Please tally the lines in the data below that include the string "nullptr", and reply with only the total.

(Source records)
Segment Open

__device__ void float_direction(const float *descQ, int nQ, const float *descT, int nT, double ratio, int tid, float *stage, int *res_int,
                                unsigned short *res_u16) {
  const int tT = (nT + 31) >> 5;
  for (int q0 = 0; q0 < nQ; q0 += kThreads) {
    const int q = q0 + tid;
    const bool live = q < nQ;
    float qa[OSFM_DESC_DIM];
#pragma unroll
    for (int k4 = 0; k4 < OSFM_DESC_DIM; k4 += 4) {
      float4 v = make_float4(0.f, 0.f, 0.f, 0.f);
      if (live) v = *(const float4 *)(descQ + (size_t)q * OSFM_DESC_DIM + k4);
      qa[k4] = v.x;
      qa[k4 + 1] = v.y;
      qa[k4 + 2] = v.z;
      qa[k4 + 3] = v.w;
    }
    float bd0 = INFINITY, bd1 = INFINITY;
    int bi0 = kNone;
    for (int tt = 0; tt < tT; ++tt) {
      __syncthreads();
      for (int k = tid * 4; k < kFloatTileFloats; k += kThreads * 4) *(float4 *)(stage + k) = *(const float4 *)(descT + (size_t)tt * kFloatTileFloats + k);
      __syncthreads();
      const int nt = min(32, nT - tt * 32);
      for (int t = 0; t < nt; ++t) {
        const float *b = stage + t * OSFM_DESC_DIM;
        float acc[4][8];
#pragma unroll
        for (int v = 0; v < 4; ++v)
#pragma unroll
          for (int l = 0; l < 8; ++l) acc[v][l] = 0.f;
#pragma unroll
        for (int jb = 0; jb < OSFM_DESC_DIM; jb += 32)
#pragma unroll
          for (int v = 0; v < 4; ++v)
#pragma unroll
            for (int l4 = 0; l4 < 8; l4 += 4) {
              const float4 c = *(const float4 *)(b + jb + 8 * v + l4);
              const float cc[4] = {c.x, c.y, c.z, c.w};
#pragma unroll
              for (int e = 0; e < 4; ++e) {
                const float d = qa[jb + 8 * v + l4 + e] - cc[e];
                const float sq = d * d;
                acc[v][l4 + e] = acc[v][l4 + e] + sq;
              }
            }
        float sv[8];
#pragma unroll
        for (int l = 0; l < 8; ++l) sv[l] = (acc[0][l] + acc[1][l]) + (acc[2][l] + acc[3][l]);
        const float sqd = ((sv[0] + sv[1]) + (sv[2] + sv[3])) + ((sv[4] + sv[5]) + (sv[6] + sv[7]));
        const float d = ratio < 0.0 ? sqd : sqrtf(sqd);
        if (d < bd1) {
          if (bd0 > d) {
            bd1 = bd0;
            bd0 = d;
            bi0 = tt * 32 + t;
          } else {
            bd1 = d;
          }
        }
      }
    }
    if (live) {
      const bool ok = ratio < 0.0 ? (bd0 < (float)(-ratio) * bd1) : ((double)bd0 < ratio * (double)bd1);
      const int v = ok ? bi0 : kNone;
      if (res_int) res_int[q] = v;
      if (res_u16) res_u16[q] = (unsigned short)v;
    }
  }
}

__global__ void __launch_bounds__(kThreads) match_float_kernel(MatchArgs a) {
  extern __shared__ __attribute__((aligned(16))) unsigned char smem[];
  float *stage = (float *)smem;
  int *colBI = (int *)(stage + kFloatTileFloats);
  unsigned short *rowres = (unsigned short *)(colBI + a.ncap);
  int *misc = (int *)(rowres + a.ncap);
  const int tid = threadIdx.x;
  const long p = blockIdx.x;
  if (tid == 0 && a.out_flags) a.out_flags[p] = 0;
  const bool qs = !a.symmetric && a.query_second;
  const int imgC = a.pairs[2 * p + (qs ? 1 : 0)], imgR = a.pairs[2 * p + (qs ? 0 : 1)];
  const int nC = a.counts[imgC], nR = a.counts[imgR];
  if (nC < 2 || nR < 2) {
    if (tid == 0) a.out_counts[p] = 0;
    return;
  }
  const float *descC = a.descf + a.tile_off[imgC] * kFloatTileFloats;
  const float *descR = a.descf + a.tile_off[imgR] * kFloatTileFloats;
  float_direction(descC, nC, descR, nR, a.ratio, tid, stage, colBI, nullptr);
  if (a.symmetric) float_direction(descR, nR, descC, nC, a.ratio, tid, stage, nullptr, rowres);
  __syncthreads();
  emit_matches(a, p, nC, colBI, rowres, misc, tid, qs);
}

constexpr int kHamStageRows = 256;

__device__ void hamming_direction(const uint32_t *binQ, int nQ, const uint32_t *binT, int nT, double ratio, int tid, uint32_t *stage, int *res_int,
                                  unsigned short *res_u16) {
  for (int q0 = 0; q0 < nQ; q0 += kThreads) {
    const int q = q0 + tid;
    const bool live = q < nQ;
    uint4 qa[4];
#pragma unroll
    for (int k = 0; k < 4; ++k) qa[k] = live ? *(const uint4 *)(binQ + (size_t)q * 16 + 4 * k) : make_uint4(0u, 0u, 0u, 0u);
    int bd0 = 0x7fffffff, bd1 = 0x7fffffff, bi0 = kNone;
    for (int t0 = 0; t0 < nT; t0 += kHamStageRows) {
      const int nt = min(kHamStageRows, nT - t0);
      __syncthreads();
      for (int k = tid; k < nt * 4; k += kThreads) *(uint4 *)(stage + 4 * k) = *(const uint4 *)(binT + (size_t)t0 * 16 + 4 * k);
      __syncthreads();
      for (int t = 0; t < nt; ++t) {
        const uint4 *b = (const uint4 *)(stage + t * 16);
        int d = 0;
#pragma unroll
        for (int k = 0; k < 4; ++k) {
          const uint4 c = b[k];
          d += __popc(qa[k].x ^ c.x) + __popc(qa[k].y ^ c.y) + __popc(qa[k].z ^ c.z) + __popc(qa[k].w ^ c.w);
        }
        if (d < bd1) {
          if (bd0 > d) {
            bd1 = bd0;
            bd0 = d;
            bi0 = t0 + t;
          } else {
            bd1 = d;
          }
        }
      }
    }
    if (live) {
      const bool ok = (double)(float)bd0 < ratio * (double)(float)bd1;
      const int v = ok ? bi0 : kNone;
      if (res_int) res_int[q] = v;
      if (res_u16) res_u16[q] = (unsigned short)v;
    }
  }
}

Segment Closed

■ Finished task
2